Prepare to put page table on local nodes.

Move calling of init_mem_mapping to early_initmem_init.

Rework alloc_low_pages to alloc page table in following order:
	BRK, local node, low range

Still only load_cr3 one time, otherwise we would break xen 64bit again.

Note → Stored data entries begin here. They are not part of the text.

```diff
@@ -67,6 +85,27 @@
     for (int i = 1; i < WAVES; i++) total += scratch[i];
     __syncthreads();
     return total;
+}
+
+template <int WAVES, int N>
+__device__ __forceinline__ void block_sum_many(const double (&acc)[N], double* part, double* out)
+{
+    const int wave = threadIdx.x >> 6, lane = threadIdx.x & 63;
+#pragma unroll
+    for (int i = 0; i < N; i++) {
+        double v = acc[i];
+#pragma unroll
+        for (int s = 32; s > 0; s >>= 1) v += __shfl_down(v, s);
+        if (lane == 0) part[wave * N + i] = v;
+    }
+    __syncthreads();
+    for (int i = threadIdx.x; i < N; i += WAVES * 64) {
+        double total = part[i];
+#pragma unroll
+        for (int w = 1; w < WAVES; w++) total += part[w * N + i];
+        out[i] = total;
+    }
+    __syncthreads();
 }
 
 __device__ __forceinline__ float affine_err2(const float* M, float px, float py, float cx, float cy)
diff --git a/comfyui-video-stabilizer_amd/csrc/vstab_homography.hip b/comfyui-video-stabilizer_amd/csrc/vstab_homography.hip
--- a/comfyui-video-stabilizer_amd/csrc/vstab_homography.hip
+++ b/comfyui-video-stabilizer_amd/csrc/vstab_homography.hip
@@ -202,22 +202,6 @@
     return negative == 0 || negative == 4;
 }
 
-template <int N>
-__device__ __forceinline__ void block_sum_many(const double (&acc)[N], double* part, double* out)
-{
-    const int wave = threadIdx.x >> 6, lane = threadIdx.x & 63;
-#pragma unroll
-    for (int i = 0; i < N; i++) {
-        double v = acc[i];
-#pragma unroll
-        for (int s = 32; s > 0; s >>= 1) v += __shfl_down(v, s);
-        if (lane == 0) part[wave * N + i] = v;
-    }
-    __syncthreads();
-    for (int i = threadIdx.x; i < N; i += HT) out[i] = ((part[i] + part[N + i]) + part[2 * N + i]) + part[3 * N + i];
-    __syncthreads();
-}
-
 __device__ bool solve_sym(double (*A)[9] , const double* A_in, const double* b, int n, double* x)
 {
     for (int r = 0; r < n; r++) {
@@ -295,7 +279,7 @@
     *rinf = fmax(fmax(s_red[0], s_red[1]), fmax(s_red[2], s_red[3]));
     __syncthreads();
     if (want_jac) {
-        block_sum_many<45>(acc, s_part, s_sum);
+        block_sum_many<HWAVES, 45>(acc, s_part, s_sum);
         if (threadIdx.x < 44) {
             const int i = threadIdx.x;
             if (i < 36) {
@@ -455,7 +439,7 @@
         });
         H_MARK(4);
         double* s_LtL = s_ws[0].A;
-        block_sum_many<45>(acc, s_part, s_sum);
+        block_sum_many<HWAVES, 45>(acc, s_part, s_sum);
         if (tid < 45) {
             int j = 0, base = 0;
             while (tid >= base + (9 - j)) { base += 9 - j; j++; }
```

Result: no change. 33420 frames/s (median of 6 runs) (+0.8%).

Signed-off-by: Yinghai Lu <yinghai@kernel.org>
Cc: Pekka Enberg <penberg@kernel.org>
Cc: Jacob Shin <jacob.shin@amd.com>
Cc: Konrad Rzeszutek Wilk <konrad.wilk@oracle.com>
---
 arch/x86/include/asm/pgtable.h |    2 +-
 arch/x86/kernel/setup.c        |    1 -
 arch/x86/mm/init.c             |   88 ++++++++++++++++++++++++----------------
 arch/x86/mm/numa.c             |   24 +++++++++++
 4 files changed, 79 insertions(+), 36 deletions(-)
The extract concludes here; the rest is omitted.